Quale ruolo per imprenditori, manager, lavoratori?
Il semplice compito di fare bene il loro mestiere, con onestà, guardando al futuro delle loro aziende. Indipendentemente dal loro ruolo. Senza pensare che il mondo finisca con loro. Meno egoismo, più responsabilità».
Non le pare che da tempo, dopo avere avuto sin troppa voce e potere, i corpi intermedi siano troppo passivi e privi di idee?
«Sono contrario all’idea di schiacciare, fino all’irrilevanza, il peso dei corpi intermedi. È una tentazione autoritaria pericolosa. Ma è purtroppo una muscolarità apprezzata. Il loro ruolo è essenziale per la tenuta di un tessuto di relazioni sociali indispensabile alla società. Una rappresentanza corretta degli interessi non scade mai nel corporativismo più miope. Da noi purtroppo accade».
Cosa pensa dei manager che in Italia, terra di imprese piccole e familiari, sono pochi e spesso “mal visti”?
«Penso che ci sono bravi e pessimi manager. In genere sottovalutati. Che a volte siano i vasi di coccio delle ristrutturazioni aziendali. Ai quali si chiedono spesso sacrifici enormi, salvo poi liberarsene come inutili ferrivecchi».
Lei, come direttore, si sentiva ed era anche un po’ manager?
«Un po’ sì, senza averne le competenze e senza avere la responsabilità di un budget. Dunque, nella condizione peggiore».
Si dice che l’errore sia congenito e congeniale a chi vuole innovare e crescere. Nella sua carriera lei ha fatto degli errori che le sono stati utili per crescere e quali?

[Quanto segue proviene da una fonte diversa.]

diff --git a/physics_amd/csrc/narrowphase.hip b/physics_amd/csrc/narrowphase.hip
--- a/physics_amd/csrc/narrowphase.hip
+++ b/physics_amd/csrc/narrowphase.hip
@@ -28,6 +28,7 @@
     StepCounters* __restrict__ ctr,
     uint64_t max_static_pairs ,
     const uint32_t* __restrict__ static_pairs, const float* __restrict__ static_geo ,
+    uint32_t sliver_exit ,
     Filt... filt ) {
     static_assert(sizeof...(Filt) == (kFilters ? 1u : 0u), "one NpFilters argument exactly in the filtered instance");
     NpFilters flt{};
@@ -100,8 +101,8 @@
                     }
                     const geom_t ga = load_geom(a, geo);
                     const geom_t gb = body_pair ? load_geom(b, geo) : load_geom(pr.y, static_geo);
-                    if (kCapsules) collide_pair(&ga, &gb, margin, &m, ws);
-                    else collide_pair_sphere_box(&ga, &gb, margin, &m, ws);
+                    if (kCapsules) collide_pair_early(&ga, &gb, margin, &m, ws, (int)sliver_exit);
+                    else collide_pair_sphere_box_early(&ga, &gb, margin, &m, ws, (int)sliver_exit);
                 }
             }
             const bool has = m.count > 0;
@@ -259,7 +260,7 @@
                                w->max_pairs, w->geo.p, w->cfg.contact_margin, w->cfg.ground_height, w->max_manifolds, w->man_a.p, w->man_b.p,
                                w->man_color.p, w->man_geo.p, w->man_prio.p, w->color_state.p, w->color_state.p + n,
                                reinterpret_cast<ulonglong2*>(w->ctab.p), cache_mask, plan.early_probe, stamp, w->unc_list.p,
-                               w->warm ? w->man_prev.p : nullptr, w->man_imp.p, w->counters.p, st_cap, st_pairs, st_geo, filters...);
+                               w->warm ? w->man_prev.p : nullptr, w->man_imp.p, w->counters.p, st_cap, st_pairs, st_geo, plan.sliver_exit, filters...);
         };
         if constexpr (FLT) launch(flt); else launch();
     }); }); }); });
diff --git a/physics_amd/csrc/pair_class.hpp b/physics_amd/csrc/pair_class.hpp
--- /dev/null
+++ b/physics_amd/csrc/pair_class.hpp
@@ -0,0 +1,26 @@
+#pragma once
+
+#if defined(__HIPCC__)
+#define PHYS_PAIR_CLASS_HD __host__ __device__ __forceinline__
+#else
+#define PHYS_PAIR_CLASS_HD inline
+#endif
+
+namespace phys {
+
+PHYS_PAIR_CLASS_HD int pair_class_axis(float alo, float ahi, float blo, float bhi, float margin) {
+    const float o = (ahi < bhi ? ahi : bhi) - (alo > blo ? alo : blo);
+    const float ea = ahi - alo, eb = bhi - blo;
+    const float e = ea < eb ? ea : eb;
+    return o > 0.25f * e ? 2 : (o - 2.0f * margin >= 0.1f * margin ? 1 : 0);
+}
+
+PHYS_PAIR_CLASS_HD bool pair_likely_contact(const float alo[3], const float ahi[3], const float blo[3], const float bhi[3],
+                                            float margin) {
+    const int x = pair_class_axis(alo[0], ahi[0], blo[0], bhi[0], margin), y = pair_class_axis(alo[1], ahi[1], blo[1], bhi[1], margin),
+              z = pair_class_axis(alo[2], ahi[2], blo[2], bhi[2], margin);
+    const int wide = (x == 2) + (y == 2) + (z == 2);
+    return wide >= 2 || (x != 0 && y != 0 && z != 0);
+}
+
+}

«Chi fa sbaglia. Chi innova passa da sconfitte amare. Il fallimento non è una vergogna se è indice di volontà, forma i caratteri. E i grandi innovatori sono stati anche dei falliti. Una buona società dà sempre ai volenterosi una seconda chance. I miei errori sono stati numerosi. L’elenco sarebbe lungo».
Guardando l’Italia tra dieci anni come la vede?
«Sono fiducioso, perché siamo un grande Paese che si risolleva sempre nonostante gli errori di una classe dirigente, politica e privata, che non ci merita, ma delle cui devianze, o pessime abitudini, un po’ di colpa portiamo. Senza esagerare, però».
Cosa farà da grande?
«Non lo so. Ho un patto di non concorrenza di un anno in Italia. Faccio il presidente di Vidas, del Memoriale della Shoah, di Longanesi. Scrivo. Non ho momenti liberi. Meglio così. Il vuoto è il peggior nemico. Con la noia».